ASSIGNED TASK >> Keep each line of the material that includes "unroll", and leave out the rest.

DATASET EXTRACT >>

-              make_float4(acc[j][i][0], acc[j][i][1], acc[j][i][2], acc[j][i][3]);
-        acc[j][i] = f32x4{0.f, 0.f, 0.f, 0.f};
-      }
-    }
-    cmp_rem += nbl;
-    while (cmp_rem >= per_plane) {
-      cmp_rem -= per_plane;
-      ++cmp_plane;
-    }
-  };
+#define W4_EPILOGUE()                                                                                             \
+  {                                                                                                               \
+    cmp_cc = 0;                                                                                                   \
+    const int mt = cmp_rem >> nt_shift, nt = cmp_rem & (ntiles - 1);                                              \
+    const int lo = cmp_xi < 30 ? 0 : lo5, hi = W4_KIND_SEL(cmp_xi, hi0, hi1, hi2, hi3);                           \
+    float *dst = Mo + (size_t)cmp_plane * NT * Cout;                                                              \
+    _Pragma("unroll") for (int j = 0; j < TN; ++j) {                                                              \
+      const int co = nt * BN + wn * WN + 16 * j + 4 * q;                                                          \
+      _Pragma("unroll") for (int i = 0; i < TM; ++i) {                                                            \
+        const int m = lo + mt * BM + wm * WM + 16 * i + t;                                                        \
+         \
+        if (m < hi)                                                                                               \
+          *reinterpret_cast<float4 *>(dst + (size_t)m * Cout + co) =                                              \
+              make_float4(acc[j][i][0], acc[j][i][1], acc[j][i][2], acc[j][i][3]);                                \
+        acc[j][i] = f32x4{0.f, 0.f, 0.f, 0.f};                                                                    \
+      }                                                                                                           \
+    }                                                                                                             \
+    cmp_rem += nbl;                                                                                               \
+    for (int pp = W4_PER_PLANE(cmp_xi); cmp_rem >= pp; pp = W4_PER_PLANE(cmp_xi)) {                               \
+      cmp_rem -= pp;                                                                                              \
+      W4_NEXT_PLANE(cmp_plane, cmp_xi)                                                                            \
+    }                                                                                                             \
+  }
   if constexpr (PAIR) {
     W4_ITEM_SETUP()
     W4_ISSUE(0)
@@ -273,7 +288,7 @@
       __builtin_amdgcn_s_waitcnt(0xC07F);
       __builtin_amdgcn_sched_barrier(0);
       cmp_cc += 2;
-      if (cmp_cc == cpt) epilogue();
+      if (cmp_cc == cpt) W4_EPILOGUE()
     }
     return;
   }
@@ -316,7 +331,7 @@
     __builtin_amdgcn_sched_barrier(0);
     __builtin_amdgcn_s_waitcnt(0xC07F);
     __builtin_amdgcn_sched_barrier(0);
-    if (++cmp_cc == cpt) epilogue();
+    if (++cmp_cc == cpt) W4_EPILOGUE()
     const int tmp = s_cur;
     s_cur = s_nxt;
     s_nxt = s_nn;
@@ -327,12 +342,16 @@
 #undef W4_ADVANCE
 #undef W4_FRAG
 #undef W4_MFMA_E
+#undef W4_EPILOGUE
+#undef W4_KIND_SEL
+#undef W4_PER_PLANE
+#undef W4_NEXT_PLANE
 }
 
 template <int BM, int BN, bool PAIR, int NW>
-static int launch_wino4_gemm_t(const float *V, const float *U, float *Mo, int NT, int Cin, int Cout, int planes, int nblocks,
-                               hipStream_t st) {
-  const int mtiles = (NT + BM - 1) / BM, ntiles = Cout / BN;
+static int launch_wino4_gemm_t(const float *V, const float *U, float *Mo, int NT, const Wino4Rows &rows, int Cin, int Cout,
+                               int planes, int nblocks, hipStream_t st) {
+  const int ntiles = Cout / BN;
   int nt_shift = 0;
   while ((1 << nt_shift) < ntiles) ++nt_shift;
   UOC_REQUIRE((1 << nt_shift) == ntiles, "winograd F(4x4): Cout / %d = %d is not a power of two", BN, ntiles);
@@ -343,13 +362,11 @@
   static DeviceOnce attr_set;
   if (int rc = opt_in_dynamic_lds(reinterpret_cast<const void *>(&wino4_gemm_kernel<BM, BN, PAIR, NW>), lds, attr_set)) return rc;
   hipLaunchKernelGGL((wino4_gemm_kernel<BM, BN, PAIR, NW>), dim3(nblocks), dim3(NW * 64), lds, st, V, U, Mo, NT, Cin, Cout, planes,
-                     mtiles, nt_shift);
+                     rows, nt_shift);
   UOC_LAUNCH_CHECK();
   return UOC_OK;
 }
 
-#define UOC_W4_TILES(X) \
-  X(96, 128) X(128, 128) X(160, 128) X(192, 128) X(96, 64) X(128, 64) X(160, 64) X(192, 64)
 static const int kW4Tiles[][2] = {
 #define X(A, B) {A, B},
     UOC_W4_TILES(X)
@@ -361,13 +378,13 @@
   return ncu / 8 > 0 ? ncu / 8 : 1;
 }
 
-void wino4_pick_tile(const int (*tiles)[2], int n, int NT, int Cout, int planes, int &bm, int &bn) {
+void wino4_pick_tile(const int (*tiles)[2], int n, const Wino4Rows &rows, int Cout, int G, int &bm, int &bn) {
   const int per_xcd = plane_per_xcd();
   double best = -1;
   for (int i = 0; i < n; ++i) {
     const int BM = tiles[i][0], BN = tiles[i][1];
     if (Cout % BN) continue;
-    const long items = (long)planes * ((NT + BM - 1) / BM) * (Cout / BN);
+    const long items = wino4_gemm_items(rows, G, BM, Cout / BN);
     const long S = (items + 7) / 8;
     const long steps = (S + per_xcd - 1) / per_xcd;
     const double cost = (double)steps * BM * BN * (1.0 + 0.05 * (192.0 / BM - 1.0)) * (BN == 64 ? 1.06 : 1.0);
@@ -379,30 +396,39 @@
   }
 }
 
-int wino4_plane_grid(int NT, int Cout, int planes, int bm, int bn) {
+void wino4_pick_tile(const int (*tiles)[2], int n, int NT, int Cout, int planes, int &bm, int &bn) {
+  wino4_pick_tile(tiles, n, wino4_rows_dense(NT), Cout, planes / 36, bm, bn);
+}
+
+int wino4_plane_grid(const Wino4Rows &rows, int Cout, int G, int bm, int bn) {
   const int per_xcd = plane_per_xcd();
-  const long items = (long)planes * ((NT + bm - 1) / bm) * (Cout / bn);
+  const long items = wino4_gemm_items(rows, G, bm, Cout / bn);
   const long S = (items + 7) / 8;
   return 8 * (int)(S < per_xcd ? S : per_xcd);
 }
 
-static int launch_wino4_gemm(const float *V, const float *U, float *Mo, int NT, int Cin, int Cout, int planes, hipStream_t st,
-                             const W4Tile *tile) {
+int wino4_plane_grid(int NT, int Cout, int planes, int bm, int bn) {
+  return wino4_plane_grid(wino4_rows_dense(NT), Cout, planes / 36, bm, bn);
+}
+
+static int launch_wino4_gemm(const float *V, const float *U, float *Mo, int NT, const Wino4Rows &rows, int Cin, int Cout, int G,
+                             hipStream_t st, const W4Tile *tile) {
+  const int planes = 36 * G;
   int bm = 160, bn = Cout % 128 == 0 ? 128 : 64;
   if (tile) {
     bm = tile->bm;
     bn = tile->bn;
     UOC_REQUIRE((bn == 64 || bn == 128) && Cout % bn == 0, "winograd F(4x4): Cout=%d does not admit BN=%d", Cout, bn);
   } else {
-    wino4_pick_tile(kW4Tiles, (int)(sizeof(kW4Tiles) / sizeof(kW4Tiles[0])), NT, Cout, planes, bm, bn);
-  }
-  const int nblocks = wino4_plane_grid(NT, Cout, planes, bm, bn);
+    wino4_pick_tile(kW4Tiles, (int)(sizeof(kW4Tiles) / sizeof(kW4Tiles[0])), rows, Cout, G, bm, bn);
+  }
+  const int nblocks = wino4_plane_grid(rows, Cout, G, bm, bn);
   const int cpt = Cin / W4BK;
   const bool pair = cpt % 2 == 0 && cpt >= 4;
 #define X(A, B)                                                                                                      \
   if (bm == A && bn == B)                                                                                            \
-    return pair ? launch_wino4_gemm_t<A, B, true, 8>(V, U, Mo, NT, Cin, Cout, planes, nblocks, st)                    \
-                : launch_wino4_gemm_t<A, B, false, 8>(V, U, Mo, NT, Cin, Cout, planes, nblocks, st);
+    return pair ? launch_wino4_gemm_t<A, B, true, 8>(V, U, Mo, NT, rows, Cin, Cout, planes, nblocks, st)              \
+                : launch_wino4_gemm_t<A, B, false, 8>(V, U, Mo, NT, rows, Cin, Cout, planes, nblocks, st);
   UOC_W4_TILES(X)
 #undef X
   set_error("winograd F(4x4): no GEMM tile %dx%d", bm, bn);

RESULT FOR THIS TASK >>
+    _Pragma("unroll") for (int j = 0; j < TN; ++j) {                                                              \
+      _Pragma("unroll") for (int i = 0; i < TM; ++i) {                                                            \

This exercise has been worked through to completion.